Input material below:

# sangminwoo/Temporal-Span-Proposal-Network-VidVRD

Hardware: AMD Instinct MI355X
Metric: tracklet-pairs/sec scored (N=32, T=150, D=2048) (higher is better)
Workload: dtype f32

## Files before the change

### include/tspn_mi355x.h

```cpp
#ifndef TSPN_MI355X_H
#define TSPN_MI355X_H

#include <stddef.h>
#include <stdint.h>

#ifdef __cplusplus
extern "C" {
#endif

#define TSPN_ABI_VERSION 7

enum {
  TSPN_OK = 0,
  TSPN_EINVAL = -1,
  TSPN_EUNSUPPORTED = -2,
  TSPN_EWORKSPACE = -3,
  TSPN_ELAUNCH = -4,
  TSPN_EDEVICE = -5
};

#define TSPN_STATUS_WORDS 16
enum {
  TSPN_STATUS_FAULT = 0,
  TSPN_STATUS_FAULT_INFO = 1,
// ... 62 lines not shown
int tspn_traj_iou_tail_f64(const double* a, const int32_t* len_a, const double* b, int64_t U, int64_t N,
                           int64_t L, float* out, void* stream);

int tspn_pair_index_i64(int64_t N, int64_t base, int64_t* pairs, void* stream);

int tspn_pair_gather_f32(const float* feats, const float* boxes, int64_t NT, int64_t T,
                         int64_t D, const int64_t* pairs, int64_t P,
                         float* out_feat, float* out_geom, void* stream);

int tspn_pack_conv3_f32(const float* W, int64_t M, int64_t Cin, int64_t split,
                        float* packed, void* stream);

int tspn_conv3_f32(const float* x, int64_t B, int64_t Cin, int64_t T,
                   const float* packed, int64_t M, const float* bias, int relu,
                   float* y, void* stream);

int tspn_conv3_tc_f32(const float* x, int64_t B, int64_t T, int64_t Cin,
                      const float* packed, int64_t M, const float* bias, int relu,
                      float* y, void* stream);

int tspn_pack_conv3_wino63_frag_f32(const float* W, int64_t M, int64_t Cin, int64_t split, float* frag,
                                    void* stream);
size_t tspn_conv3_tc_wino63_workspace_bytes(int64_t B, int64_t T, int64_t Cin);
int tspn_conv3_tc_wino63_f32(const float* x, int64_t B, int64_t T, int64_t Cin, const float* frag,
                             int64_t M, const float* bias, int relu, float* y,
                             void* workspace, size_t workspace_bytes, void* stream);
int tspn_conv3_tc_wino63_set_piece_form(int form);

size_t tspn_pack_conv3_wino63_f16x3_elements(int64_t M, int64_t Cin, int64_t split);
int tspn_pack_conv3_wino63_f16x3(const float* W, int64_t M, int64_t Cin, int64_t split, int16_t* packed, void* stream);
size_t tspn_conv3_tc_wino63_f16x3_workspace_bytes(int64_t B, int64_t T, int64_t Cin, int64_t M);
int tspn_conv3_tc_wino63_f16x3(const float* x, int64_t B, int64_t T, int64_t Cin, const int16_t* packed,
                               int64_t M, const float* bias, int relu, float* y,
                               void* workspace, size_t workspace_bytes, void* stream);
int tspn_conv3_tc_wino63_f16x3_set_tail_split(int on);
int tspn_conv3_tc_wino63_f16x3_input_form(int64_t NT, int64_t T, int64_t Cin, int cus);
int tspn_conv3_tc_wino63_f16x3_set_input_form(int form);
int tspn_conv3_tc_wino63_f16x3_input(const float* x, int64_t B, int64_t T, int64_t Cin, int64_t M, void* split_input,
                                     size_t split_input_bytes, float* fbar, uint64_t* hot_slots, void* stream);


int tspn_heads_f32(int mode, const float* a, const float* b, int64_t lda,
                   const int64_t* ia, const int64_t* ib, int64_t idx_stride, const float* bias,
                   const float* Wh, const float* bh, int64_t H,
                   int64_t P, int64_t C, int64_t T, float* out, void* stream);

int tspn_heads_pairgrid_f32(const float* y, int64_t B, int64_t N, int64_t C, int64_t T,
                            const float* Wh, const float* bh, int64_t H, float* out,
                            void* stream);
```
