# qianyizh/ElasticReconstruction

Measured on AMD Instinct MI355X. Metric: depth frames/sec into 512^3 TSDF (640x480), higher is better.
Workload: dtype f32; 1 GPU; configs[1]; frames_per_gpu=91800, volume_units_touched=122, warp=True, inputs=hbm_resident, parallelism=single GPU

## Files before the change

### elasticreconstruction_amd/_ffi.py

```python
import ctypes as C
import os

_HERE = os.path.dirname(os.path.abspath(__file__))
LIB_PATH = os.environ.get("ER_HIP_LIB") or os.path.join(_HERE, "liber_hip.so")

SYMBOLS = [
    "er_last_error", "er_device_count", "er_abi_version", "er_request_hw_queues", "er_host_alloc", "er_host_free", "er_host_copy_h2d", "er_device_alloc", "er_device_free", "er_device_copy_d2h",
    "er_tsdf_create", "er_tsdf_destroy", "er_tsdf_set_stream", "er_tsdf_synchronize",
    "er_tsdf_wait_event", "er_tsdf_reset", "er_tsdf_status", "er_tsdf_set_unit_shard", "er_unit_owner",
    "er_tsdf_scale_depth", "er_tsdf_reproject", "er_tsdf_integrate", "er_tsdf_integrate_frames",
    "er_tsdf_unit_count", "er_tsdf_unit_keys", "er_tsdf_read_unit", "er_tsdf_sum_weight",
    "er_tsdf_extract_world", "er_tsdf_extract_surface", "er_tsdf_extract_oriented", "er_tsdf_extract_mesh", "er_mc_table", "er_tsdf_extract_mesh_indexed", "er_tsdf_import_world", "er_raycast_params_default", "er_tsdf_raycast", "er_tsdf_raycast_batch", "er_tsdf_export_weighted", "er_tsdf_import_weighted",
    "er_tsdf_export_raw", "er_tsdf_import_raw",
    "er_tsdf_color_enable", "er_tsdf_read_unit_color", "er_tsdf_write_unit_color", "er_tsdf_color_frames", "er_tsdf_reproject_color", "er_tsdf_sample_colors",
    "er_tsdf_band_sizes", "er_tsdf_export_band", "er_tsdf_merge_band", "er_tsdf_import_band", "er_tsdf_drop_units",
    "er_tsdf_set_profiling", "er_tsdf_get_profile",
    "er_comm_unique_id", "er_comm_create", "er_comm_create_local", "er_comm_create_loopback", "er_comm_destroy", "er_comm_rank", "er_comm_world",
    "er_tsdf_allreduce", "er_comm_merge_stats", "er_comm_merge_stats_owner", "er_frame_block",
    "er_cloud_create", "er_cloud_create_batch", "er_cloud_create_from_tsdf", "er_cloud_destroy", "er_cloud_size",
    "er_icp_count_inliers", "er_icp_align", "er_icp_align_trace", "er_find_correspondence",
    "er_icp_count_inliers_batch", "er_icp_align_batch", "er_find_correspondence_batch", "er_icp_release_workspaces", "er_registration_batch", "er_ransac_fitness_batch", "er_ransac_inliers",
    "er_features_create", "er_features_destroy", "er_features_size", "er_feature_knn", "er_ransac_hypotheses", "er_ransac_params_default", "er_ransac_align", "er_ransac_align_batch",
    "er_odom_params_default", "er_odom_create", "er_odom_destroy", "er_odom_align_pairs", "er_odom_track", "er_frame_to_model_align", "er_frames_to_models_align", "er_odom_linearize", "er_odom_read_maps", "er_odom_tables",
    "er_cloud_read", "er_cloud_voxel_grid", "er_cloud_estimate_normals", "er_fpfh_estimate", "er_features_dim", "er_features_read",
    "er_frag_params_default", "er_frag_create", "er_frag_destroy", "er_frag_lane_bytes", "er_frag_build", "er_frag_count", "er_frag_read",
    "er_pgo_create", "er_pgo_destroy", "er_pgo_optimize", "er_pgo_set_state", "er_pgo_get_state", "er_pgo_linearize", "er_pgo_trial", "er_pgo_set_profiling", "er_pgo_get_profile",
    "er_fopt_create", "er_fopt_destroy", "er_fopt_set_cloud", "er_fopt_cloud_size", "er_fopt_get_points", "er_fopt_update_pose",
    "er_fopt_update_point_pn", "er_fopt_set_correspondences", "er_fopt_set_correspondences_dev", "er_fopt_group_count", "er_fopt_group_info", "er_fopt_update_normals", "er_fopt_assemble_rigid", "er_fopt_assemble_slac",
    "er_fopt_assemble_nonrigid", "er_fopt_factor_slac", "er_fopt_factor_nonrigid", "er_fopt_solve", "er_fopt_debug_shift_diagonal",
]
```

End of Input material.
Input material below:

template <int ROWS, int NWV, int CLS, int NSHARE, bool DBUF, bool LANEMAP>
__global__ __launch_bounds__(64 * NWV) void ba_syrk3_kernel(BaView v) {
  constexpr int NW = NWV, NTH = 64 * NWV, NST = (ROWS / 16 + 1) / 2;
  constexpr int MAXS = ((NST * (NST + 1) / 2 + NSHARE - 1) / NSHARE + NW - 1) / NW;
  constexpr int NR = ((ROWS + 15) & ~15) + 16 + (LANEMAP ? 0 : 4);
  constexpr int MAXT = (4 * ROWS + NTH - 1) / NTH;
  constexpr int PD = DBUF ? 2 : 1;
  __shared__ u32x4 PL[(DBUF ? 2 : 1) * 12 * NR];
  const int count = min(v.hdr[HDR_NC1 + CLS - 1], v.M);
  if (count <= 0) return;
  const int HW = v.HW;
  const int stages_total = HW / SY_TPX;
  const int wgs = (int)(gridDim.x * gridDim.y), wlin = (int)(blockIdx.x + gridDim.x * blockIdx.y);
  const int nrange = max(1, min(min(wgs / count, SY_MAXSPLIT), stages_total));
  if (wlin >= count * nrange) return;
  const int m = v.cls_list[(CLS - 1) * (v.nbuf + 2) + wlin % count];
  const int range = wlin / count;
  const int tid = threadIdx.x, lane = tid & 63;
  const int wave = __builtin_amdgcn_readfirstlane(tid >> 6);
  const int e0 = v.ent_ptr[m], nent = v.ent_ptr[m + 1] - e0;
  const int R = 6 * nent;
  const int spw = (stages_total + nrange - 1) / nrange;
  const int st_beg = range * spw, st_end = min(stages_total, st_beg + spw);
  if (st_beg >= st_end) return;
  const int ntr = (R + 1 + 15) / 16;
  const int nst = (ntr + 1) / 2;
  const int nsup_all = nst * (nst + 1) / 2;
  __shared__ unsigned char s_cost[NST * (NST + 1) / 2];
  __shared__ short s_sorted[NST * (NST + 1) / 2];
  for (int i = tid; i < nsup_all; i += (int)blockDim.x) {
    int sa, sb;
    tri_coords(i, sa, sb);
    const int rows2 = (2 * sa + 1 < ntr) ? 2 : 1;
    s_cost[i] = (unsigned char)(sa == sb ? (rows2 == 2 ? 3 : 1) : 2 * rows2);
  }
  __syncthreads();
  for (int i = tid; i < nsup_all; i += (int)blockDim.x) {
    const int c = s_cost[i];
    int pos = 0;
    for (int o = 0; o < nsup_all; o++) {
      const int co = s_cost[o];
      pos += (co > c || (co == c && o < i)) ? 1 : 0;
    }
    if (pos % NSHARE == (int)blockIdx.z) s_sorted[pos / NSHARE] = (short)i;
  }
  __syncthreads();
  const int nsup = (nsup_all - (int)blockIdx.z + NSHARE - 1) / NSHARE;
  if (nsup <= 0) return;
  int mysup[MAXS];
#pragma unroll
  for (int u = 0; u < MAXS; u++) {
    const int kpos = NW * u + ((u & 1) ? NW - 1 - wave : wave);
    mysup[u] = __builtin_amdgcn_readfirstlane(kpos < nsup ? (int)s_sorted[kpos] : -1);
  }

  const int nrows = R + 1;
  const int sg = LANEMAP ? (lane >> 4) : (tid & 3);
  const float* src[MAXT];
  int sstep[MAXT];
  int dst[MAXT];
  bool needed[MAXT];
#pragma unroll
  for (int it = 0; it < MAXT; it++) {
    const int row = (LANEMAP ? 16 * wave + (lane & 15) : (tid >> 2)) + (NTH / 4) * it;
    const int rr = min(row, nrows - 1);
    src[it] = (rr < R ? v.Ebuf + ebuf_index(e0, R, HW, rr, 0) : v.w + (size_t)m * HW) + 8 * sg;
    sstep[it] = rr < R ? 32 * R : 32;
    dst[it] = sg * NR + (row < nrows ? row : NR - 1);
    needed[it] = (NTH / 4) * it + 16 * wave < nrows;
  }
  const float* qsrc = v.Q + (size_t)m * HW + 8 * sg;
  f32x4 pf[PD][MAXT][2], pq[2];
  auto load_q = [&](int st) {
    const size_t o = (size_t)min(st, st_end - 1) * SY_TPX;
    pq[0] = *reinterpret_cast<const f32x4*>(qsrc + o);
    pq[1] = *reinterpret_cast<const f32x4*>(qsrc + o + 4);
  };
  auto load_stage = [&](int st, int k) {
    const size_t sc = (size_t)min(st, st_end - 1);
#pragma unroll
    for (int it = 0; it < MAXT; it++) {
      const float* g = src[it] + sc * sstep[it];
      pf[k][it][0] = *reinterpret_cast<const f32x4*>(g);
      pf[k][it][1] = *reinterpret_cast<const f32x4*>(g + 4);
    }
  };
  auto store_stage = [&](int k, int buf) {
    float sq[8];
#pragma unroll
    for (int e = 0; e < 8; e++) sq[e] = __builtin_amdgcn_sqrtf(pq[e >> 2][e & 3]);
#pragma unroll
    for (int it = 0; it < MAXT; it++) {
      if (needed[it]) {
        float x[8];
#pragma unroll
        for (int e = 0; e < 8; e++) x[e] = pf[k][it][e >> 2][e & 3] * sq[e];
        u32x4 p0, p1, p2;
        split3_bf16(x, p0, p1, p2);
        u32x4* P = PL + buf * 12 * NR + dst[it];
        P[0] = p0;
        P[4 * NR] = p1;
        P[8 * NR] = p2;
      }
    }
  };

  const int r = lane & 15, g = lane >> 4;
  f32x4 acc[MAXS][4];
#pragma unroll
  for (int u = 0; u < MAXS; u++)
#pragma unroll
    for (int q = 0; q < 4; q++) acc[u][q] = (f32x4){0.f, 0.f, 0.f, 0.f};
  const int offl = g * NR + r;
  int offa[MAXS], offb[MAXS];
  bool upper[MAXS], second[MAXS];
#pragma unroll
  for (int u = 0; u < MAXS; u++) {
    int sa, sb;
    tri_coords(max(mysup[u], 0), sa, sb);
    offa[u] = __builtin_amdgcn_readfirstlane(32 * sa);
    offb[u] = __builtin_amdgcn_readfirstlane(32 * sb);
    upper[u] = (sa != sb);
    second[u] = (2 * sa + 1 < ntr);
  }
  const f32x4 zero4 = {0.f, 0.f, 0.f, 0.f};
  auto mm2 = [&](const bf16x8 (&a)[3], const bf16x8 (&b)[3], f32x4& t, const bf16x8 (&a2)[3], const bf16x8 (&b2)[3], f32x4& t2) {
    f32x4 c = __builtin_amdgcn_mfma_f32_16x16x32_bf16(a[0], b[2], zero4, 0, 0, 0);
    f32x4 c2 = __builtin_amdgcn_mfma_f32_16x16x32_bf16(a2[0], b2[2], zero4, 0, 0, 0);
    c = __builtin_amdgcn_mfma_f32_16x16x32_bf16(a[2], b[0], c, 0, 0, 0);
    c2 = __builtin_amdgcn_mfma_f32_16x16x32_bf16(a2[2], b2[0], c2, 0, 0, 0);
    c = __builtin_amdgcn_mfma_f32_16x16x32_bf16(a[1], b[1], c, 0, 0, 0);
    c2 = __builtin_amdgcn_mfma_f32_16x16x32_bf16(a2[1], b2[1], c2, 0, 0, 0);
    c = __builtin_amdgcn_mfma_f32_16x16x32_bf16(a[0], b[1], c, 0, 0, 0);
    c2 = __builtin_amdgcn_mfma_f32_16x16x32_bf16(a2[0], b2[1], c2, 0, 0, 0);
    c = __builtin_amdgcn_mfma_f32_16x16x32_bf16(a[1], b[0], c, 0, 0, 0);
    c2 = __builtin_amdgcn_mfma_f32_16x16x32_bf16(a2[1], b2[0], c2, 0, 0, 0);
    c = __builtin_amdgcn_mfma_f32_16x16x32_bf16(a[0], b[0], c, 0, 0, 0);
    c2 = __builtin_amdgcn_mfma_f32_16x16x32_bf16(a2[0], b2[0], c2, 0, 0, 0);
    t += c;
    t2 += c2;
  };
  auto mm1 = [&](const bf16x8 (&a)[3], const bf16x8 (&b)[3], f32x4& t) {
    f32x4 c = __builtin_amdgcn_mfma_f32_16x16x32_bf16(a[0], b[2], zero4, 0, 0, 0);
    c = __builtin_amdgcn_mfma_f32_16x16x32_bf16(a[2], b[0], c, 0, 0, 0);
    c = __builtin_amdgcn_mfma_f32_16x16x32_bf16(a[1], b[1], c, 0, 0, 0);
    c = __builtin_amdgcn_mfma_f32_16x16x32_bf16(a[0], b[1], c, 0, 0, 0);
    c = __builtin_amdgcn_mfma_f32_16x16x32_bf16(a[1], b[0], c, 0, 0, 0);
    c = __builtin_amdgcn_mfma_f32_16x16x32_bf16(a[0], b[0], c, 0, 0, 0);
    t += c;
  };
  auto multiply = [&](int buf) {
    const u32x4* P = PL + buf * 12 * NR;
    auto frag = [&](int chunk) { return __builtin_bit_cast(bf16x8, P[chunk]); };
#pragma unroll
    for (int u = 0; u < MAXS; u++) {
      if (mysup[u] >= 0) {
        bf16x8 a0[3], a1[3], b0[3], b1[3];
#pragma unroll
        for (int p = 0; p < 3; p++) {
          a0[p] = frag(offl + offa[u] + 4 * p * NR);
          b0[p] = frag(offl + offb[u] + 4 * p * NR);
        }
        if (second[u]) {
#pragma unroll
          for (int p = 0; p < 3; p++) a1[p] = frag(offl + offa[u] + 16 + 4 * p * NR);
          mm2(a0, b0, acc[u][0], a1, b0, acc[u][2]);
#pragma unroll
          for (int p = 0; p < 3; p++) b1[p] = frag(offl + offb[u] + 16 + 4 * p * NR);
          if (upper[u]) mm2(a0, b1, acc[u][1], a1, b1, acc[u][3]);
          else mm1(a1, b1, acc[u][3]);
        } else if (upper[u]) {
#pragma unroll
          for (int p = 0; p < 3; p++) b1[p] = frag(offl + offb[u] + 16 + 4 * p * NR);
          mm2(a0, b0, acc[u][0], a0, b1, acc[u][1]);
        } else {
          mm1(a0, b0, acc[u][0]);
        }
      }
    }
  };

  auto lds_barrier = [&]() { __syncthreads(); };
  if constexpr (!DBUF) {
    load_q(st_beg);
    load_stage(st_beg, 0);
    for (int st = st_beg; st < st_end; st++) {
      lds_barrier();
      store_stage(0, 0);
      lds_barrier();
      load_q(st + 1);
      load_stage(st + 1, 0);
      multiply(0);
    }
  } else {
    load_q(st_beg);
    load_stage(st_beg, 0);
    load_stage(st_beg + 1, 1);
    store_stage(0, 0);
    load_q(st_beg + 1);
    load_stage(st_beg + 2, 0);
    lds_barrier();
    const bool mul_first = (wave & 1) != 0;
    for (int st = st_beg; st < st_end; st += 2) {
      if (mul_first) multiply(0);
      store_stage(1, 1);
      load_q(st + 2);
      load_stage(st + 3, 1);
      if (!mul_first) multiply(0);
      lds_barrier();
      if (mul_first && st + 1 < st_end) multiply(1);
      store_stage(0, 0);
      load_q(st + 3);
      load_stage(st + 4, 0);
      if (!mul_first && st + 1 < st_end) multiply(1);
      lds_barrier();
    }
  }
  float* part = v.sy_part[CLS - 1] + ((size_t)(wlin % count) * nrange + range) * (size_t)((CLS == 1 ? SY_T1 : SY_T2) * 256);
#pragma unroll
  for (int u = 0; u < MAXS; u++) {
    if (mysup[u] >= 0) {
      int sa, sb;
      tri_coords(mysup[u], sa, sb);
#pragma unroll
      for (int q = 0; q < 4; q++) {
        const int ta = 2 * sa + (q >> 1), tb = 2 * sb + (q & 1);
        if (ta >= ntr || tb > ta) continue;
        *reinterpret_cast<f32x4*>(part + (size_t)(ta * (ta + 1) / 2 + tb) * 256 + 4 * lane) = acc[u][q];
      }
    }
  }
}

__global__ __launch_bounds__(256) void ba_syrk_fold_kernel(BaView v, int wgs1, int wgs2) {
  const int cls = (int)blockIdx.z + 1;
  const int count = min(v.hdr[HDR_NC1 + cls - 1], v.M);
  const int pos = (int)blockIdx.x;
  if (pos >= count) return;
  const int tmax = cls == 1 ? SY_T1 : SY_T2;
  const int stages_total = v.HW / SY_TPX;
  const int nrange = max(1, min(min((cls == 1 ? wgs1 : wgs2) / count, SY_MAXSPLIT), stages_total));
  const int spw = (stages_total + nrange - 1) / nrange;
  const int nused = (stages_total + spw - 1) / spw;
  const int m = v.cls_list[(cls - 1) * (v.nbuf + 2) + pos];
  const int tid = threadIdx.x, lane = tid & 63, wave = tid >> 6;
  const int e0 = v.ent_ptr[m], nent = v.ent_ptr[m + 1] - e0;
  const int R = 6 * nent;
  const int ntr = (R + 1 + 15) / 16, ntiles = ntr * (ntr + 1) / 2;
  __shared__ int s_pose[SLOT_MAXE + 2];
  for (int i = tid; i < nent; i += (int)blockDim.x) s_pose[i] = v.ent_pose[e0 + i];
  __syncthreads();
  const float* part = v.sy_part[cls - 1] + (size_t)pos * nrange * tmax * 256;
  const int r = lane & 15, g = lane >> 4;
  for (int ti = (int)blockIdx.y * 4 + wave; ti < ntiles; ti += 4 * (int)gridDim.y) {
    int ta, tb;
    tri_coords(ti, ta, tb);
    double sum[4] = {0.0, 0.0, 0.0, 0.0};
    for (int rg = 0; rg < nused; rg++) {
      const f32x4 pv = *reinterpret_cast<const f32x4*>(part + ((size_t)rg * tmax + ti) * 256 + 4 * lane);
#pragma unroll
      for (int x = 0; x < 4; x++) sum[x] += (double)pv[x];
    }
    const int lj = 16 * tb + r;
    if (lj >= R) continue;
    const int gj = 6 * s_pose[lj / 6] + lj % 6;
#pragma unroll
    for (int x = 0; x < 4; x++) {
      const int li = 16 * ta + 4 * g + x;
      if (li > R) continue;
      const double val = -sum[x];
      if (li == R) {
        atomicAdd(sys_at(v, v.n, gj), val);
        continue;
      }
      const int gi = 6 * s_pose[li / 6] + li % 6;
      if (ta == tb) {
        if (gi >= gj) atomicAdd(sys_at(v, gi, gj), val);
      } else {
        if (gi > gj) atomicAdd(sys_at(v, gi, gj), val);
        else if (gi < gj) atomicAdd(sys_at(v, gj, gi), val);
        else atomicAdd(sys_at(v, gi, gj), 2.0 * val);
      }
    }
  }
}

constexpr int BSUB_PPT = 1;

End of Input material.

Problem requirements: If the word "nrows" appears in a line above, copy that line.

Expected answer:
  const int nrows = R + 1;
    const int rr = min(row, nrows - 1);
    dst[it] = sg * NR + (row < nrows ? row : NR - 1);
    needed[it] = (NTH / 4) * it + 16 * wave < nrows;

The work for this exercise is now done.